== Data records ==
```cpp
int ig_classifier_bn_bwd(const float* dlogits, const void* x_hi, const void* x_lo, const float* scale, const float* shift,
                         const float* mean, const float* rstd, const float* w, void* dx_hi, void* dx_lo, float* dw, float* db,
                         float* dgamma, float* dbeta, double* sums, const double* count, int B, long HW, int C, int ncls,
                         unsigned drop_seed, const unsigned* drop_seed_dev, float drop_p, void* stream) {
    IG_REQUIRE(scale && shift && mean && rstd && sums && dx_hi, "ig_classifier_bn_bwd: null pointer");
    const long M = (long)B * HW;
    if (M == 0) return IG_OK;
    int nwg = 0;
    int rc = classifier_bwd_impl(1, ClsBn{}, &nwg, dlogits, x_hi, x_lo, w, nullptr, nullptr, dw, db, count, B, HW, C, ncls, drop_seed,
                                 drop_seed_dev, drop_p, stream);
    if (rc != IG_OK) return rc;
    ClsBn bn{scale, shift, mean, rstd, sums, nullptr, dgamma, dbeta, 1.0 / (double)M};
    if (ig_deterministic()) {
        bn.part = (float*)ig_scratch(0, (size_t)nwg * 2 * C * sizeof(float), (hipStream_t)stream);
        IG_REQUIRE(bn.part, "ig_classifier_bn_bwd: scratch allocation failed");
    } else {
        (void)hipMemsetAsync(sums, 0, 2 * (size_t)C * sizeof(double), (hipStream_t)stream);
    }
    rc = classifier_bwd_impl(1, bn, nullptr, dlogits, x_hi, x_lo, w, nullptr, nullptr, dw, db, count, B, HW, C, ncls, drop_seed,
                             drop_seed_dev, drop_p, stream);
    if (rc != IG_OK) return rc;
    if (bn.part)
        hipLaunchKernelGGL((bn_part_fold_kernel<float>), dim3(ig_cdiv(2 * C, 64)), dim3(1024), 0, (hipStream_t)stream, bn.part, sums, nwg, 2 * C);
    return classifier_bwd_impl(2, bn, nullptr, dlogits, x_hi, x_lo, w, dx_hi, dx_lo, nullptr, nullptr, count, B, HW, C, ncls, drop_seed,
                               drop_seed_dev, drop_p, stream);
}

static double* loss_scratch(unsigned** ticket, hipStream_t st) {
    double* buf = (double*)ig_scratch(2, (1024 * 16 + 2) * sizeof(double), st);
    if (!buf) return nullptr;
    *ticket = reinterpret_cast<unsigned*>(buf + 1024 * 16);
    return buf;
}

extern "C++" {
template <bool SEG>
static int ce_loss_launch(const char* who, const float* logits, const void* labels, int label_dtype, const float* class_weights, long ignore_index,
                          double* stats, float* dlogits, long long* preds, signed char* preds_i8, unsigned long long* confusion, long M, long HW,
                          int ncls, SegArgs seg, bool vec4, int nblk, void* stream) {
    size_t sm = (size_t)ncls * ncls * sizeof(unsigned);
    unsigned long long* acc_stream = nullptr;
    if (stats) {
        acc_stream = (unsigned long long*)ig_scratch(3, 4 * sizeof(unsigned long long), (hipStream_t)stream);
        if (!acc_stream) {
            ig_set_error("%s: scratch allocation failed", who);
            return IG_ERR_HIP;
        }
    }
    unsigned long long* acc = acc_stream;
    unsigned* arrived = acc ? reinterpret_cast<unsigned*>(acc + 2) : nullptr;
    dim3 grid((unsigned)nblk), block(TPB);
    hipStream_t st = (hipStream_t)stream;
#define IG_CE(LT)                                                                                                                   \
    {                                                                                                                               \
        if (vec4 && ncls <= 2)                                                                                                      \
            hipLaunchKernelGGL((ce_loss_kernel<LT, 4, 2, SEG>), grid, block, sm, st, logits, (const LT*)labels, class_weights,      \
                               ignore_index, stats, dlogits, preds, preds_i8, confusion, M, HW, ncls, acc, arrived, seg);          \
        else if (vec4)                                                                                                              \
            hipLaunchKernelGGL((ce_loss_kernel<LT, 4, 16, SEG>), grid, block, sm, st, logits, (const LT*)labels, class_weights,     \
// ... 224 lines not shown
```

== Brief ==
Copy each entry above exactly, character for character.

== Answer space ==
```cpp
int ig_classifier_bn_bwd(const float* dlogits, const void* x_hi, const void* x_lo, const float* scale, const float* shift,
                         const float* mean, const float* rstd, const float* w, void* dx_hi, void* dx_lo, float* dw, float* db,
                         float* dgamma, float* dbeta, double* sums, const double* count, int B, long HW, int C, int ncls,
                         unsigned drop_seed, const unsigned* drop_seed_dev, float drop_p, void* stream) {
    IG_REQUIRE(scale && shift && mean && rstd && sums && dx_hi, "ig_classifier_bn_bwd: null pointer");
    const long M = (long)B * HW;
    if (M == 0) return IG_OK;
    int nwg = 0;
    int rc = classifier_bwd_impl(1, ClsBn{}, &nwg, dlogits, x_hi, x_lo, w, nullptr, nullptr, dw, db, count, B, HW, C, ncls, drop_seed,
                                 drop_seed_dev, drop_p, stream);
    if (rc != IG_OK) return rc;
    ClsBn bn{scale, shift, mean, rstd, sums, nullptr, dgamma, dbeta, 1.0 / (double)M};
    if (ig_deterministic()) {
        bn.part = (float*)ig_scratch(0, (size_t)nwg * 2 * C * sizeof(float), (hipStream_t)stream);
        IG_REQUIRE(bn.part, "ig_classifier_bn_bwd: scratch allocation failed");
    } else {
        (void)hipMemsetAsync(sums, 0, 2 * (size_t)C * sizeof(double), (hipStream_t)stream);
    }
    rc = classifier_bwd_impl(1, bn, nullptr, dlogits, x_hi, x_lo, w, nullptr, nullptr, dw, db, count, B, HW, C, ncls, drop_seed,
                             drop_seed_dev, drop_p, stream);
    if (rc != IG_OK) return rc;
    if (bn.part)
        hipLaunchKernelGGL((bn_part_fold_kernel<float>), dim3(ig_cdiv(2 * C, 64)), dim3(1024), 0, (hipStream_t)stream, bn.part, sums, nwg, 2 * C);
    return classifier_bwd_impl(2, bn, nullptr, dlogits, x_hi, x_lo, w, dx_hi, dx_lo, nullptr, nullptr, count, B, HW, C, ncls, drop_seed,
                               drop_seed_dev, drop_p, stream);
}

static double* loss_scratch(unsigned** ticket, hipStream_t st) {
    double* buf = (double*)ig_scratch(2, (1024 * 16 + 2) * sizeof(double), st);
    if (!buf) return nullptr;
    *ticket = reinterpret_cast<unsigned*>(buf + 1024 * 16);
    return buf;
}

extern "C++" {
template <bool SEG>
static int ce_loss_launch(const char* who, const float* logits, const void* labels, int label_dtype, const float* class_weights, long ignore_index,
                          double* stats, float* dlogits, long long* preds, signed char* preds_i8, unsigned long long* confusion, long M, long HW,
                          int ncls, SegArgs seg, bool vec4, int nblk, void* stream) {
    size_t sm = (size_t)ncls * ncls * sizeof(unsigned);
    unsigned long long* acc_stream = nullptr;
    if (stats) {
        acc_stream = (unsigned long long*)ig_scratch(3, 4 * sizeof(unsigned long long), (hipStream_t)stream);
        if (!acc_stream) {
            ig_set_error("%s: scratch allocation failed", who);
            return IG_ERR_HIP;
        }
    }
    unsigned long long* acc = acc_stream;
    unsigned* arrived = acc ? reinterpret_cast<unsigned*>(acc + 2) : nullptr;
    dim3 grid((unsigned)nblk), block(TPB);
    hipStream_t st = (hipStream_t)stream;
#define IG_CE(LT)                                                                                                                   \
    {                                                                                                                               \
        if (vec4 && ncls <= 2)                                                                                                      \
            hipLaunchKernelGGL((ce_loss_kernel<LT, 4, 2, SEG>), grid, block, sm, st, logits, (const LT*)labels, class_weights,      \
                               ignore_index, stats, dlogits, preds, preds_i8, confusion, M, HW, ncls, acc, arrived, seg);          \
        else if (vec4)                                                                                                              \
            hipLaunchKernelGGL((ce_loss_kernel<LT, 4, 16, SEG>), grid, block, sm, st, logits, (const LT*)labels, class_weights,     \
// ... 224 lines not shown
```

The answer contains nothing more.